Krypto-Experte Rouven Rosenbaum zur Bitcoin-Hausse Die Spreu trennt sich vom Weizen

Symbolische Bitcoin- und Ethereum-Münzen: Krypto-Experte Rouven Rosenbaum  traut etablierten Währungen mehr zu | © Pexels

Symbolische Bitcoin- und Ethereum-Münzen: Krypto-Experte Rouven Rosenbaum traut etablierten Währungen mehr zu Foto: Pexels

Es waren wie erwartet die Platzhirsche, vor allem der Bitcoin, die den derzeitigen Höhenflug anstießen. Wo Bitcoin, Ether, Ripple und auch Bitcoin Cash deutlich im Plus stehen, konnten viele der Kleinen nicht mithalten. Kein Wunder, sind doch die Bewertungen der Kryptowährungen auf Vertrauen und Nutzbarkeit aufgebaut. Da ist mittlerweile klar, dass die Untergangspropheten, die allen Kryptowährungen ein schnelles und böses Ende vorhersagten, Unrecht hatten. Aber es werden lange nicht alle überleben: Während Bitcoin, Ripple, Ether & Co. den Weg in den großen Markt finden, endet die Reise für viele andere – und das schon sehr bald.

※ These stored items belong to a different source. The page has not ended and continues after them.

template <typename T, bool MIS2>
__device__ __forceinline__ void encode_fused_body(const T* __restrict__ pixels, const FusedArgs& a) {
    constexpr int kSub = sub_tiles<T>();
    constexpr int kFusedTileBlocks = kSub * kThreads;
    constexpr int kStage = fused_stage_dwords<T>();
    constexpr int kStage4 = (kStage + 1 + 3) / 4;
    __shared__ __attribute__((aligned(16))) uint32_t s_stage_pad[4 * kStage4];
    uint32_t* const s_stage = s_stage_pad + 1;
    __shared__ uint32_t s_hdr[40];
    __shared__ uint32_t s_wtot[kSub * 4];
    __shared__ uint32_t s_wfl[kSub * 4];
    __shared__ uint64_t s_excl_bits;
    __shared__ uint64_t s_base_bytes;
    __shared__ uint32_t s_abort;
    __shared__ uint32_t s_carry;
    __shared__ uint32_t s_halo;

    const uint32_t tid = threadIdx.x;
#define TRPX_STAMP(slot) do { if ((TRPX_DIAG(a) & 4u) && threadIdx.x == 0) a.stamps[((uint64_t)(blockIdx.z * kGridY + blockIdx.y) * gridDim.x + blockIdx.x) * 8 + (slot)] = __builtin_amdgcn_s_memrealtime(); } while (0)
    TRPX_STAMP(0);
    const int lane = lane_id(), wave = wave_id();
    const FrameGeom g = a.g;
    const uint32_t t = blockIdx.x;
    const uint32_t frame = blockIdx.z * kGridY + blockIdx.y;
    const uint32_t n_frames = a.n_frames, tpf = a.tiles_per_frame;
    asm volatile("" :: "s"(g.n_values), "s"(g.n_blocks), "s"(n_frames), "s"(tpf), "s"(pixels));
    if (frame >= n_frames) return;
    const uint64_t tile = (uint64_t)frame * tpf + t;
    const bool last_tile_of_frame = t + 1 == tpf;
    if (tile == 0 && tid == 0) {
        karg_ptr kb0 = (karg_ptr)__builtin_amdgcn_kernarg_segment_ptr();
        uint64_t* const st64 = reinterpret_cast<uint64_t*>(TRPX_KARG(kb0, status));
#pragma unroll
        for (int i = 0; i < 4; ++i) st_desc(st64 + i, 0ull);
        const uint64_t want = TRPX_KARG(kb0, expect_tag);
        if (want != 0ull && ld_desc(TRPX_KARG(kb0, ws_tag)) != want) atomicMax(&TRPX_KARG(kb0, status)[0], 7u);
        asm volatile("s_waitcnt vmcnt(0)" ::: "memory");
    }
    const T* fp = pixels + (uint64_t)frame * g.n_values;
    const uint32_t b0 = t * kFusedTileBlocks;

    uint32_t v[kSub][Raw<T>::dw];
    uint32_t w[kSub], up[kSub], len[kSub], inc[kSub];
    int nb[kSub];
    const bool has_full = g.n_values >= (uint64_t)kBlock;
    const uint64_t max_first = has_full ? g.n_values - kBlock : 0;
    uint32_t h[Raw<T>::dw];
    [[maybe_unused]] const bool mis2 = MIS2 && ((uintptr_t)fp & 2u) != 0u && frame != 0u;
    if (has_full) {
        bool loaded = false;
        if constexpr (MIS2 && sizeof(T) == 2) {
            if (mis2) {
#pragma unroll
                for (int r = 0; r < kSub; ++r) {
                    const uint64_t first = (uint64_t)(b0 + r * kThreads + tid) * kBlock;
                    load_raw_mis2<T>(fp + (first < max_first ? first : max_first), v[r]);
                }
                loaded = true;
            }
        }
        if (!loaded) {
#pragma unroll
            for (int r = 0; r < kSub; ++r) {
                const uint64_t first = (uint64_t)(b0 + r * kThreads + tid) * kBlock;
                load_raw_nt<T>(fp + (first < max_first ? first : max_first), v[r]);
            }
        }
        if (wave == 0) load_raw_nt<T>(fp + (uint64_t)(b0 ? b0 - 1 : 0) * kBlock, h);
        else {
#pragma unroll
            for (int i = 0; i < Raw<T>::dw; ++i) h[i] = 0u;
        }
    } else {
#pragma unroll
        for (int r = 0; r < kSub; ++r)
#pragma unroll
            for (int i = 0; i < Raw<T>::dw; ++i) v[r][i] = 0u;
#pragma unroll
        for (int i = 0; i < Raw<T>::dw; ++i) h[i] = 0u;
    }
    const uint32_t nb_tail = (uint32_t)(g.n_values - (uint64_t)(g.n_blocks - 1) * kBlock);
#pragma unroll
    for (int r = 0; r < kSub; ++r) {
        const uint32_t b1 = b0 + r * kThreads + tid + 1u;
        nb[r] = b1 < g.n_blocks ? kBlock : (b1 == g.n_blocks ? (int)nb_tail : 0);
    }
    if (tid == 0) s_abort = 0;
    if (tid <= 32u) s_hdr[tid] = header_val(tid, tid + 1u) << (32u - header_len(tid, tid + 1u));
    {
        typedef uint32_t u4 __attribute__((ext_vector_type(4)));
        u4* z = reinterpret_cast<u4*>(s_stage_pad);
#pragma unroll
        for (int i = 0; i < (kStage4 + kThreads - 1) / kThreads; ++i)
            if (i * kThreads + (int)tid < kStage4) z[i * kThreads + tid] = (u4)(0u);
    }
    uint32_t pv[Raw<T>::dw];
#pragma unroll
    for (int i = 0; i < Raw<T>::dw; ++i) pv[i] = 0u;
    if (last_tile_of_frame && g.n_values % kBlock) {
        const uint32_t bp = g.n_blocks - 1;
        if (bp >= b0 && (bp - b0) % kThreads == tid) load_raw_partial<T>(fp + (uint64_t)bp * kBlock, (int)(g.n_values % kBlock), pv);
    }
    TRPX_STAMP(7);
    uint32_t w_part = 0u;
    if (last_tile_of_frame && g.n_values % kBlock) w_part = raw_width<T>(pv);
    if (wave == 0) {
        const uint32_t hw0 = b0 > 0 ? raw_width<T>(h) : 0u;
        if (lane == 0) s_halo = hw0;
    }
    uint32_t wmax = 0;
    uint32_t hlr[kSub];
#pragma unroll
    for (int r = 0; r < kSub; ++r) {
        w[r] = nb[r] == kBlock ? raw_width<T>(v[r]) : (nb[r] ? w_part : 0u);
        wmax = w[r] > wmax ? w[r] : wmax;
        if (a.idx_widths && nb[r]) a.idx_widths[(uint64_t)frame * g.n_blocks + b0 + r * kThreads + tid] = (uint8_t)w[r];
        up[r] = (uint32_t)__builtin_amdgcn_update_dpp(0, (int)w[r], 0x138, 0xf, 0xf, false);
        hlr[r] = header_len(w[r], up[r]);
        len[r] = nb[r] ? (lane ? hlr[r] : 0u) + (uint32_t)nb[r] * w[r] : 0u;
    }
    static_assert(kWave * max_block_bits<T>() < 65536, "packed scan needs 16-bit wave totals");
#pragma unroll
    for (int r = 0; r + 1 < kSub; r += 2) {
        const uint32_t two = wave_inclusive_scan(len[r] | (len[r + 1] << 16));
        inc[r] = two & 0xFFFFu;
        inc[r + 1] = two >> 16;
    }
    if (kSub & 1) inc[kSub - 1] = wave_inclusive_scan(len[kSub - 1]);
    const uint32_t wmax_wave = wave_max(wmax);
#pragma unroll
    for (int r = 0; r < kSub; ++r) {
        const uint32_t w_first = (uint32_t)__builtin_amdgcn_readfirstlane((int)w[r]);
        const uint32_t v_first = (uint32_t)__builtin_amdgcn_readfirstlane(nb[r]);
        if (lane == 63) {
            s_wtot[r * 4 + wave] = inc[r];
            s_wfl[r * 4 + wave] = w_first | (w[r] << 8) | ((v_first ? 1u : 0u) << 16) | (r == 0 ? wmax_wave << 24 : 0u);
        }
    }
    TRPX_STAMP(5);
    __syncthreads();
    TRPX_STAMP(1);

    const uint32_t tile_halo = s_halo;
    uint32_t rb[kSub + 1];
    uint32_t off[kSub];
    uint32_t meta[kSub];
    {
        uint32_t tot = 0, h0 = 0, wprev = 0;
        if (lane < kSub * 4) {
            const uint32_t wfl = s_wfl[lane];
            wprev = lane == 0 ? tile_halo : (s_wfl[lane - 1] >> 8) & 0xFFu;
            h0 = (wfl >> 16) & 1u ? header_len(wfl & 0xFFu, wprev) : 0u;
            tot = s_wtot[lane] + h0;
        }
        const uint32_t incl = wave_inclusive_scan(tot);
        const uint32_t excl = incl - tot;
        const uint32_t hw = h0 | (wprev << 8);
        const int swave = __builtin_amdgcn_readfirstlane(wave);
#pragma unroll
        for (int r = 0; r < kSub; ++r) {
            rb[r] = (uint32_t)__builtin_amdgcn_readlane((int)excl, r * 4);
            const uint32_t pb = (uint32_t)__builtin_amdgcn_readlane((int)excl, r * 4 + swave);
            const uint32_t ph = (uint32_t)__builtin_amdgcn_readlane((int)hw, r * 4 + swave);
            off[r] = pb + (lane ? (ph & 0xFFu) : 0u) + inc[r] - len[r];
            const uint32_t wp_r = lane ? up[r] : ph >> 8;
            const uint32_t hl_r = lane ? hlr[r] : (ph & 0xFFu);
            meta[r] = w[r] | (wp_r << 8) | (hl_r << 16) | (nb[r] == kBlock ? 1u << 24 : 0u) | (nb[r] ? 1u << 25 : 0u);
        }
        rb[kSub] = (uint32_t)__builtin_amdgcn_readlane((int)incl, kSub * 4 - 1);
    }
    const uint32_t tile_total = rb[kSub];

    if (tid == 0 && !(TRPX_DIAG(a) & 1u)) {
        st_desc(a.tile_desc + tile, make_desc(t == 0 ? kStPrefix : kStAgg, tile_total));
        __hip_atomic_fetch_add(a.frame_acc + (uint64_t)frame * a.acc_stride + 16u * (t % a.n_acc), (1ull << kAccShift) | tile_total, __ATOMIC_RELAXED, __HIP_MEMORY_SCOPE_AGENT);
    }
    constexpr int kPhaseRounds = fused_phase_rounds<T>();
    constexpr uint32_t kCapBits = (uint32_t)kPhaseRounds * kThreads * max_block_bits<T>();
    const bool two_phase = tile_total > kCapBits;
    uint64_t p0 = 0, p_end = 0;
    uint64_t img_p0 = 0;
    uint32_t bias = 0;
    bool writable = false;
#ifndef TRPX_ABLATE
#define TRPX_ABLATE 0
#endif
#define TRPX_WSTAMP(slot) do { if ((TRPX_DIAG(a) & 8u) && lane == 0 && tile < 4096) a.stamps[tile * 32 + wave * 8 + (slot)] = __builtin_amdgcn_s_memrealtime(); } while (0)
    auto pack_round = [&](auto rc) {
        constexpr int r = decltype(rc)::value;
        const uint32_t pos = off[r] - bias;
        const uint32_t mr = meta[r];
        const uint32_t hl = (mr >> 16) & 0xFFu;
        const uint32_t wr = mr & 0xFFu;
        const uint32_t hv_top = wr == ((mr >> 8) & 0xFFu) ? 0x80000000u : s_hdr[wr];
        const bool full = (mr >> 24) & 1u;
        if (((mr >> 25) & 1u) && !full && !(TRPX_ABLATE & 2)) {
            const uint64_t hx = (uint64_t)(hv_top >> (32u - hl)) << (pos & 31u);
            atomicOr(&s_stage[pos >> 5], (uint32_t)hx);
            if ((uint32_t)(hx >> 32)) atomicOr(&s_stage[(pos >> 5) + 1], (uint32_t)(hx >> 32));
            if (wr) pack_payload_generic<T>(s_stage, pos + hl, wr, (int)nb_tail, pv);
        }
        uint64_t todo = (TRPX_ABLATE & 1) ? 0ull : __ballot(full);
        while (todo) {
            const int l0 = __builtin_ctzll(todo);
            const uint32_t w0 = (uint32_t)__builtin_amdgcn_readlane((int)wr, l0);
            const bool mine = full && wr == w0;
            uint32_t wd = w0;
            asm volatile("" : "+s"(wd));
#pragma unroll
            for (int i = 0; i < Raw<T>::dw; ++i) asm volatile("" : "+v"(v[r][i]));
            if (mine) PackDispatch<T, 0, PixelTraits<T>::bits>::run(s_stage_pad, pos + hl, hv_top, wd, v[r]);
            todo &= ~__ballot(mine);
        }
        TRPX_WSTAMP(1 + r);
    };
    auto look_back = [&]() {
        if (wave == 0) {
            uint64_t excl = 0;
            bool ok = true;
            if (TRPX_DIAG(a) & 1u) excl = (uint64_t)t * 40000u;
            else if (t != 0) {
                ok = lookback(a.tile_desc, (int64_t)tile, (int64_t)(tile - t), &excl);
                if (ok && lane == 0) st_desc(a.tile_desc + tile, make_desc(kStPrefix, excl + tile_total));
            }
            if (lane == 0) { s_excl_bits = excl; if (!ok) s_abort = 1; }
            TRPX_STAMP(2);
        } else if (wave == 1) {
            uint64_t base = 0;
            bool ok = true;
            if (TRPX_DIAG(a) & 1u) base = (uint64_t)frame * 120000u;
            else if (t == 0) {
                ok = lookback_frames(a.frame_acc, a.frame_pref, (int64_t)frame, a.tiles_per_frame, &base, a.acc_stride, a.n_acc);
                if (ok && lane == 0) st_desc(a.frame_base + (uint64_t)frame * 16, kPrefFlag | base);
            } else {
                uint64_t vb = 0;
                SpinGuard guard;
                for (;;) {
                    vb = ld_desc(a.frame_base + (uint64_t)frame * 16);
                    if (vb & kPrefFlag) break;
                    if (guard.expired()) { ok = false; break; }
                    __builtin_amdgcn_s_sleep(2);
                }
                base = vb & ~kPrefFlag;
            }
            if (lane == 0) { s_base_bytes = base; if (!ok) s_abort = 1; }
        }
    };
    auto place_tile = [&]() -> bool {
        karg_ptr kb = (karg_ptr)__builtin_amdgcn_kernarg_segment_ptr();
        asm volatile("" : "+s"(kb));
        const bool aborted = s_abort != 0;
        const uint64_t excl_bits = s_excl_bits, base_bytes = s_base_bytes;
        const uint64_t frame_size = 1 + (excl_bits + tile_total) / 8;
        if (last_tile_of_frame && tid == 0 && !aborted) {
            st_desc(TRPX_KARG(kb, frame_pref) + (uint64_t)frame * TRPX_KARG(kb, acc_stride), kPrefFlag | (base_bytes + frame_size));
            TRPX_KARG(kb, frame_offsets)[frame + 1] = base_bytes + frame_size;
            if (frame == 0) TRPX_KARG(kb, frame_offsets)[0] = 0;
            if (frame + 1 == TRPX_KARG(kb, n_frames) && align_up(base_bytes + frame_size, 4) > TRPX_KARG(kb, out_capacity))
                atomicMax(&TRPX_KARG(kb, status)[0], 3u);
        }
        if (aborted) {
            if (tid == 0) atomicMax(&TRPX_KARG(kb, status)[0], 7u);
            return false;
        }
        if (TRPX_KARG(kb, idx_group_off) && tid < (uint32_t)kSub && b0 + tid * kThreads < g.n_blocks) {
            uint32_t rbv = 0;
#pragma unroll
            for (int r = 0; r < kSub; ++r) rbv = tid == (uint32_t)r ? rb[r] : rbv;
            TRPX_KARG(kb, idx_group_off)[(uint64_t)frame * g.n_tiles + (uint64_t)t * kSub + tid] = excl_bits + rbv;
        }
        p0 = 8 * base_bytes + excl_bits;
        p_end = last_tile_of_frame ? 8 * (base_bytes + frame_size) : p0 + tile_total;
        writable = align_up((p_end + 7) / 8, 4) <= TRPX_KARG(kb, out_capacity);
        img_p0 = p0;
        return true;
    };
    auto flush = [&](bool first, bool carry_out, uint64_t q_end) {
        karg_ptr kb = (karg_ptr)__builtin_amdgcn_kernarg_segment_ptr();
        asm volatile("" : "+s"(kb));
        uint32_t* const out32 = TRPX_KARG(kb, out32);
        uint64_t* const tail_desc = TRPX_KARG(kb, tail_desc);
        const uint32_t s0 = (uint32_t)(img_p0 & 31), sh = (32u - s0) & 31u;
        const bool head_pending = s0 != 0;
        const uint64_t d_first = img_p0 >> 5, d_last = q_end >> 5;
        const int32_t k_first = head_pending ? -1 : 0;
        const uint32_t n_out = (uint32_t)(d_last - d_first);
        const bool completed_first = d_last > d_first;
        const bool is_last_tile = tile + 1 == (uint64_t)TRPX_KARG(kb, n_frames) * TRPX_KARG(kb, tiles_per_frame);
        if (tid == 0) {
            const int32_t kt = k_first + (int32_t)n_out;
            const uint32_t tail_bits = (q_end & 31) ? __builtin_amdgcn_alignbit(s_stage[kt + 1], s_stage[kt], sh) : 0u;
            if (head_pending) {
                const uint32_t head_bits = __builtin_amdgcn_alignbit(s_stage[0], 0u, sh);
                __hip_atomic_fetch_or(tail_desc + tile, kHeadFlag | head_bits, __ATOMIC_RELAXED, __HIP_MEMORY_SCOPE_AGENT);
            }
            if (first) {
                uint32_t wm = 0;
#pragma unroll
                for (int i = 0; i < 4; ++i) wm = (s_wfl[i] >> 24) > wm ? (s_wfl[i] >> 24) : wm;
                TRPX_KARG(kb, bnd_pos)[tile] = (head_pending ? d_first | kBndHead : 0ull) | ((uint64_t)wm << kWmaxShift);
            }
            if (carry_out) s_carry = tail_bits;
            else if ((q_end & 31) != 0 && (completed_first || !head_pending)) {
                if (is_last_tile) { if (writable) __builtin_nontemporal_store(tail_bits, out32 + d_last); }
                else __hip_atomic_fetch_or(tail_desc + tile + 1, kTailFlag | tail_bits, __ATOMIC_RELAXED, __HIP_MEMORY_SCOPE_AGENT);
            }
        }
        if (!(TRPX_ABLATE & 4) && writable) {
            typedef uint32_t u4 __attribute__((ext_vector_type(4)));
            uint32_t al = (0u - ((uint32_t)((uintptr_t)out32 >> 2) + (uint32_t)d_first)) & 3u;
            if (head_pending && al == 0) al = 4;
            al = al < n_out ? al : n_out;
            const uint32_t n4 = (n_out - al) >> 2, rest0 = al + 4 * n4;
            if (tid < al + (n_out - rest0)) {
                const uint32_t j = tid < al ? tid : rest0 + (tid - al);
                if (!(j == 0 && head_pending)) {
                    const int32_t k = k_first + (int32_t)j;
                    __builtin_nontemporal_store(__builtin_amdgcn_alignbit(s_stage[k + 1], s_stage[k], sh), out32 + d_first + j);
                }
            }
            const uint32_t kk0 = (uint32_t)(k_first + 1) + al;
            const uint32_t m = kk0 & 3u;
            const u4* pad4 = reinterpret_cast<const u4*>(s_stage_pad) + (kk0 >> 2);
            u4* dst = reinterpret_cast<u4*>(out32 + d_first + al);
#ifdef TRPX_ENC_PLAIN_STORES
#define TRPX_STREAM_STORE(v, p) (*(p) = (v))
#else
#define TRPX_STREAM_STORE(v, p) __builtin_nontemporal_store(v, p)
#endif
#define TRPX_FLUSH_GROUPS(M)                                                                                   \
            for (uint32_t gq = tid; gq < n4; gq += kThreads) {                                                 \
                const u4 A = pad4[gq], B = pad4[gq + 1];                                                       \
                const uint32_t e[8] = {A.x, A.y, A.z, A.w, B.x, B.y, B.z, B.w};                                \
                u4 x;                                                                                          \
                x.x = __builtin_amdgcn_alignbit(e[M + 1], e[M + 0], sh);                                       \
                x.y = __builtin_amdgcn_alignbit(e[M + 2], e[M + 1], sh);                                       \
                x.z = __builtin_amdgcn_alignbit(e[M + 3], e[M + 2], sh);                                       \
                x.w = __builtin_amdgcn_alignbit(e[M + 4], e[M + 3], sh);                                       \
                TRPX_STREAM_STORE(x, dst + gq);                                                                \
            }
            if (m == 0) { TRPX_FLUSH_GROUPS(0) } else if (m == 1) { TRPX_FLUSH_GROUPS(1) }
            else if (m == 2) { TRPX_FLUSH_GROUPS(2) } else { TRPX_FLUSH_GROUPS(3) }
#undef TRPX_FLUSH_GROUPS
        }
    };

    TRPX_WSTAMP(0);
    [&]<int... R>(std::integer_sequence<int, R...>) { (pack_round(std::integral_constant<int, R>{}), ...); }(std::make_integer_sequence<int, kPhaseRounds>{});
    if (two_phase) {
        look_back();
        __syncthreads();
        if (!place_tile()) return;
        flush(true, true, p0 + rb[kPhaseRounds]);
        const uint64_t d_last = (p0 + rb[kPhaseRounds]) >> 5;
        __syncthreads();
        {
            typedef uint32_t u4 __attribute__((ext_vector_type(4)));
            u4* z = reinterpret_cast<u4*>(s_stage_pad);
            for (int i = (int)tid; i < kStage4; i += kThreads) z[i] = (u4)(0u);
        }
        __syncthreads();
        if (tid == 0 && s_carry) atomicOr(&s_stage[0], s_carry);
        img_p0 = 32 * d_last;
        bias = (uint32_t)(img_p0 - p0);
    }
    [&]<int... R>(std::integer_sequence<int, R...>) { (pack_round(std::integral_constant<int, kPhaseRounds + R>{}), ...); }(std::make_integer_sequence<int, kSub - kPhaseRounds>{});
    if (!two_phase) look_back();
    __syncthreads();
    TRPX_STAMP(3);
    if (!two_phase && !place_tile()) return;
    flush(!two_phase, false, p_end);
    TRPX_STAMP(4);
    if ((TRPX_DIAG(a) & 4u) && tid == 0) { uint32_t xcc; asm volatile("s_getreg_b32 %0, hwreg(HW_REG_XCC_ID)" : "=s"(xcc)); a.stamps[tile * 8 + 6] = xcc; }
}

Der gegenwärtige Anstieg ist eine fast logische Konsequenz der intensiven Beschäftigung großer institutioneller Häuser mit dem Thema Blockchain und Kryptowährungen. Wer die Vorteile erkennt, nutzt sie. Das bedeutet Nachfrage und damit steigende Kurse. Aber die Großen steigen eben nicht in verspielte oder überambitionierte Kryptos ein. Sie setzen auf die großen Namen, die vielleicht nicht perfekte, aber funktionierende Technologie, weitgehende Skandalfreiheit und eine solide Zukunft. Deshalb hat der gegenwärtige Anstieg auch alle Chancen, langfristiger zu sein, als die Blase des Jahres 2017.

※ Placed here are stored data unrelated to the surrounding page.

@@ -190,13 +197,28 @@
     const int oy = (int)(yx >> 16), ox = (int)(yx & 0xffffu);
     okm = oz < p.OD ? tok4 : 0u;
     o0 = oz * oD + oy * oH + ox * oW + oco;
-    go = EP >= 1 ? (oz * ep.gD + oy * ep.gH + ox * ep.gW + co) * 4 : 0;
-    mb = EP == 2 ? (int)(((((uint32_t)n * ep.dD + (oz + ep.doz)) * ep.dH + (oy + ep.doy)) * ep.dW + (ox + ep.dox)) * (uint32_t)mpv) + (co >> 3) : 0;
+    go = GATE ? (oz * ep.gD + oy * ep.gH + ox * ep.gW + co) * 4 : 0;
+    mb = KEEP ? (int)(((((uint32_t)n * ep.dD + (oz + ep.doz)) * ep.dH + (oy + ep.doy)) * ep.dW + (ox + ep.dox)) * (uint32_t)mpv) + (co >> 3) : 0;
   };
   auto fetch_ep = [&](int oz) {
     int o0, go, mb;
     uint32_t okm;
     tile_geom(oz, o0, go, mb, okm);
+    if (ADD) {
+#pragma unroll
+      for (int o4 = 0; o4 < 4; ++o4) {
+        const bool okp = (okm >> o4) & 1u;
+        if (EPF == 2) {
+          pv[o4] = okp ? *reinterpret_cast<const f32x4 *>(obase + o0 + (o4 >> 1) * oH + (o4 & 1) * oW) : f32x4{0.f, 0.f, 0.f, 0.f};
+        } else {
+          int so = okp ? o0 * 4 + oso[o4] : (int)0x80000000;
+          asm volatile("" : "+v"(so));
+          const u32x4 v4 = __builtin_amdgcn_raw_buffer_load_b128(ors, so, 0, 0);
+          pv[o4] = f32x4{__uint_as_float(v4.x), __uint_as_float(v4.y), __uint_as_float(v4.z), __uint_as_float(v4.w)};
+        }
+      }
+    }
+    if (!GATE) return;
     if (!in0c) okm = 0;
 #pragma unroll
     for (int o4 = 0; o4 < 4; ++o4) {
@@ -205,7 +227,7 @@
       asm volatile("" : "+v"(goff));
       const u32x4 g4 = __builtin_amdgcn_raw_buffer_load_b128(grs, goff, gso[o4], 0);
       gv[o4] = f32x4{__uint_as_float(g4.x), __uint_as_float(g4.y), __uint_as_float(g4.z), __uint_as_float(g4.w)};
-      if (EP == 2) {
+      if (KEEP) {
         int moff = okf ? mb : (int)0x80000000;
         asm volatile("" : "+v"(moff));
         kb[o4] = (uint32_t)__builtin_amdgcn_raw_buffer_load_b8(mrs, moff, mso[o4], 0) >> kshift;
@@ -227,13 +249,14 @@
       f32x4 val = yy[o4 >> 1][o4 & 1];
 #pragma unroll
       for (int r = 0; r < 4; ++r) {
-        if (EP == 0) val[r] = fmaxf(val[r], ep.slope * val[r]);
-        if (EP >= 1 && in0c) {
+        if (ADD) val[r] = pv[o4][r] + val[r];
+        if (ACT) val[r] = fmaxf(val[r], ep.slope * val[r]);
+        if (GATE && in0c) {
           val[r] = gv[o4][r] > 0.f ? val[r] : ep.gate_slope * val[r];
-          if (EP == 2) val[r] = ((kb[o4] >> r) & 1u) ? 2.f * val[r] : 0.f;
+          if (KEEP) val[r] = ((kb[o4] >> r) & 1u) ? 2.f * val[r] : 0.f;
         }
       }
-      if (EP == 2 || STREAM) {
+      if (EPF == 2 || STREAM) {
         if (ok) *reinterpret_cast<f32x4 *>(obase + o0 + (o4 >> 1) * oH + (o4 & 1) * oW) = val;
       } else {
         int so = ok ? o0 * 4 + oso[o4] : (int)0x80000000;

Damals explodierten die Kurse aller Kryptos. Wer eine neue Idee auf den Markt brachte, wurde mit Geld zugeschüttet. Unsinnige, wenn auch sympathische Projekte entstanden und machten manchmal zumindest ihre Gründer wohlhabend. Statt Anlegern waren vor allem Fans unterwegs, die sich ein Stück einer Idee oder einer grundsätzlichen systemkritischen Haltung erkauften. Denn Kryptowährungen gelten als Gegenentwurf zu bestehenden Währungen, als unabhängig und ein bisschen subversiv. Der Absturz traf die Community hart, die Fans stiegen aus, trennten sich von Beständen, es kam zum Absturz.

Und jetzt kommen die Anleger: Menschen und Institutionen, die mit digitalen Assets Geld verdienen wollen. Dauerhaft, wohlgemerkt, und nicht nur in einem einmaligen Boom. Sie handeln rationaler und suchen auch nach Anhaltspunkten für eine Bewertung der Kryptos. Diese sind schwer zu finden, die Schätzungen schwanken zwischen null und eine Million US-Dollar als realem Wert eines Bitcoin. Wenn also mit herkömmlichen Analyse- und Research-Methoden nicht weiterzukommen ist, bleibt zumindest eine Art Risikomanagement: Too big to fail ist die Idee, der die meisten Anleger derzeit folgen. Das sorgt für den starken Anstieg bei Bitcoin, Bitcoin Cash, Ethereum, Ripple oder auch Litecoin. Es sorgt aber auch für gebremste Entwicklungen bei den schwierigen Fällen wie Tron, Steem oder Verge – und auf Dauer für ein vollständiges Verschwinden dieser Kryptos vom Markt.

Kaufe nur, was Du verstehst, ist eine Börsenweisheit, die angesichts der Komplexität der Technologie zunächst einmal viele Anleger überfordert. Die Großen haben ihre Hausaufgaben gemacht und verstehen die Kryptos jetzt. Für alle anderen bleibt als Faustregel zumindest: Kaufe nur, was Du kennst. Das sind in der Regel Bitcoin, Ethereum, Ripple und Litecoin.

Autor Rouven Rosenbaum ist Geschäftsführer von Bitmeister in Berlin.